Stored data entries:
%%

template <int EPI, int BM = 512>
struct GemmEpiloguePair {
    static_assert(EPI == EPI_STORE || EPI == EPI_DIV || EPI == EPI_UPDH, "");
    float xa[16], xb[16];

    __device__ __forceinline__ void load(const GemmArgs& p, int file, int row_u, int hh, int col_a, long cb) {
        if (EPI == EPI_DIV || EPI == EPI_UPDH) {
            const int lo = 4 * (4 * hh * p.ldc + col_a);
            const int ro = 4 * row_u * p.ldc, rstep = 4 * p.ldc;
            const gemm_i32x4 X = gemm_buffer_rsrc(EPI == EPI_DIV ? p.E0 + file * p.sE0 : p.C + file * p.sC, cb);
#pragma unroll
            for (int r = 0; r < 16; ++r) {
                const int so = ro + ((r & 3) + 8 * (r >> 2)) * rstep;
                xa[r] = gemm_buffer_load(X, lo, so, 0);
                xb[r] = gemm_buffer_load(X, lo + 128, so, 0);
            }
        }
    }

    __device__ __forceinline__ void finish(const GemmArgs& p, int file, int row_u, int tile_row, int hh, int col_a, float ba, float bb,
                                           const float* s_rowvec, const f32x16& acc_a, const f32x16& acc_b, bool oka, bool okb, long cb) const {
        const int lo = 4 * (4 * hh * p.ldc + col_a);
        const int ro = 4 * row_u * p.ldc, rstep = 4 * p.ldc;
        const gemm_i32x4 C = gemm_buffer_rsrc(p.C + file * p.sC, cb);
        auto column = [&](const f32x16& acc, const float (&x)[16], const float b, const int lane_off) {
            float u[16];
#pragma unroll
            for (int r = 0; r < 16; ++r) u[r] = acc[r];
            if (EPI == EPI_STORE || EPI == EPI_UPDH) {
#pragma unroll
                for (int g = 0; g < 4; ++g) {
                    const gemm_f32x4 tav = *(const gemm_f32x4*)(s_rowvec + tile_row + 8 * g + 4 * hh);
                    gemm_f32x4 gv = {1.f, 1.f, 1.f, 1.f};
                    if (EPI == EPI_UPDH) gv = *(const gemm_f32x4*)(s_rowvec + BM + tile_row + 8 * g + 4 * hh);
#pragma unroll
                    for (int i = 0; i < 4; ++i) {
                        const int r = 4 * g + i;
                        u[r] = fmaf(tav[i], b, u[r]);
                        if (EPI == EPI_UPDH) u[r] = (x[r] * u[r]) * gv[i];
                    }
                }
            }
            if (EPI == EPI_DIV) {
                if (p.exact_div) {
#pragma unroll
                    for (int r = 0; r < 16; ++r) u[r] = x[r] / u[r];
                } else {
#pragma unroll
                    for (int r = 0; r < 16; ++r) u[r] = gemm_div_fast(x[r], u[r]);
                }
            }
#pragma unroll
            for (int r = 0; r < 16; ++r) gemm_buffer_store(u[r], C, lane_off, ro + ((r & 3) + 8 * (r >> 2)) * rstep, 0);
        };
        if (oka) column(acc_a, xa, ba, lo);
        if (okb) column(acc_b, xb, bb, lo + 128);
    }
};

%%

## Exercise
In full and without alteration, transcribe the entries above.

## Written solution
template <int EPI, int BM = 512>
struct GemmEpiloguePair {
    static_assert(EPI == EPI_STORE || EPI == EPI_DIV || EPI == EPI_UPDH, "");
    float xa[16], xb[16];

    __device__ __forceinline__ void load(const GemmArgs& p, int file, int row_u, int hh, int col_a, long cb) {
        if (EPI == EPI_DIV || EPI == EPI_UPDH) {
            const int lo = 4 * (4 * hh * p.ldc + col_a);
            const int ro = 4 * row_u * p.ldc, rstep = 4 * p.ldc;
            const gemm_i32x4 X = gemm_buffer_rsrc(EPI == EPI_DIV ? p.E0 + file * p.sE0 : p.C + file * p.sC, cb);
#pragma unroll
            for (int r = 0; r < 16; ++r) {
                const int so = ro + ((r & 3) + 8 * (r >> 2)) * rstep;
                xa[r] = gemm_buffer_load(X, lo, so, 0);
                xb[r] = gemm_buffer_load(X, lo + 128, so, 0);
            }
        }
    }

    __device__ __forceinline__ void finish(const GemmArgs& p, int file, int row_u, int tile_row, int hh, int col_a, float ba, float bb,
                                           const float* s_rowvec, const f32x16& acc_a, const f32x16& acc_b, bool oka, bool okb, long cb) const {
        const int lo = 4 * (4 * hh * p.ldc + col_a);
        const int ro = 4 * row_u * p.ldc, rstep = 4 * p.ldc;
        const gemm_i32x4 C = gemm_buffer_rsrc(p.C + file * p.sC, cb);
        auto column = [&](const f32x16& acc, const float (&x)[16], const float b, const int lane_off) {
            float u[16];
#pragma unroll
            for (int r = 0; r < 16; ++r) u[r] = acc[r];
            if (EPI == EPI_STORE || EPI == EPI_UPDH) {
#pragma unroll
                for (int g = 0; g < 4; ++g) {
                    const gemm_f32x4 tav = *(const gemm_f32x4*)(s_rowvec + tile_row + 8 * g + 4 * hh);
                    gemm_f32x4 gv = {1.f, 1.f, 1.f, 1.f};
                    if (EPI == EPI_UPDH) gv = *(const gemm_f32x4*)(s_rowvec + BM + tile_row + 8 * g + 4 * hh);
#pragma unroll
                    for (int i = 0; i < 4; ++i) {
                        const int r = 4 * g + i;
                        u[r] = fmaf(tav[i], b, u[r]);
                        if (EPI == EPI_UPDH) u[r] = (x[r] * u[r]) * gv[i];
                    }
                }
            }
            if (EPI == EPI_DIV) {
                if (p.exact_div) {
#pragma unroll
                    for (int r = 0; r < 16; ++r) u[r] = x[r] / u[r];
                } else {
#pragma unroll
                    for (int r = 0; r < 16; ++r) u[r] = gemm_div_fast(x[r], u[r]);
                }
            }
#pragma unroll
            for (int r = 0; r < 16; ++r) gemm_buffer_store(u[r], C, lane_off, ro + ((r & 3) + 8 * (r >> 2)) * rstep, 0);
        };
        if (oka) column(acc_a, xa, ba, lo);
        if (okb) column(acc_b, xb, bb, lo + 128);
    }
};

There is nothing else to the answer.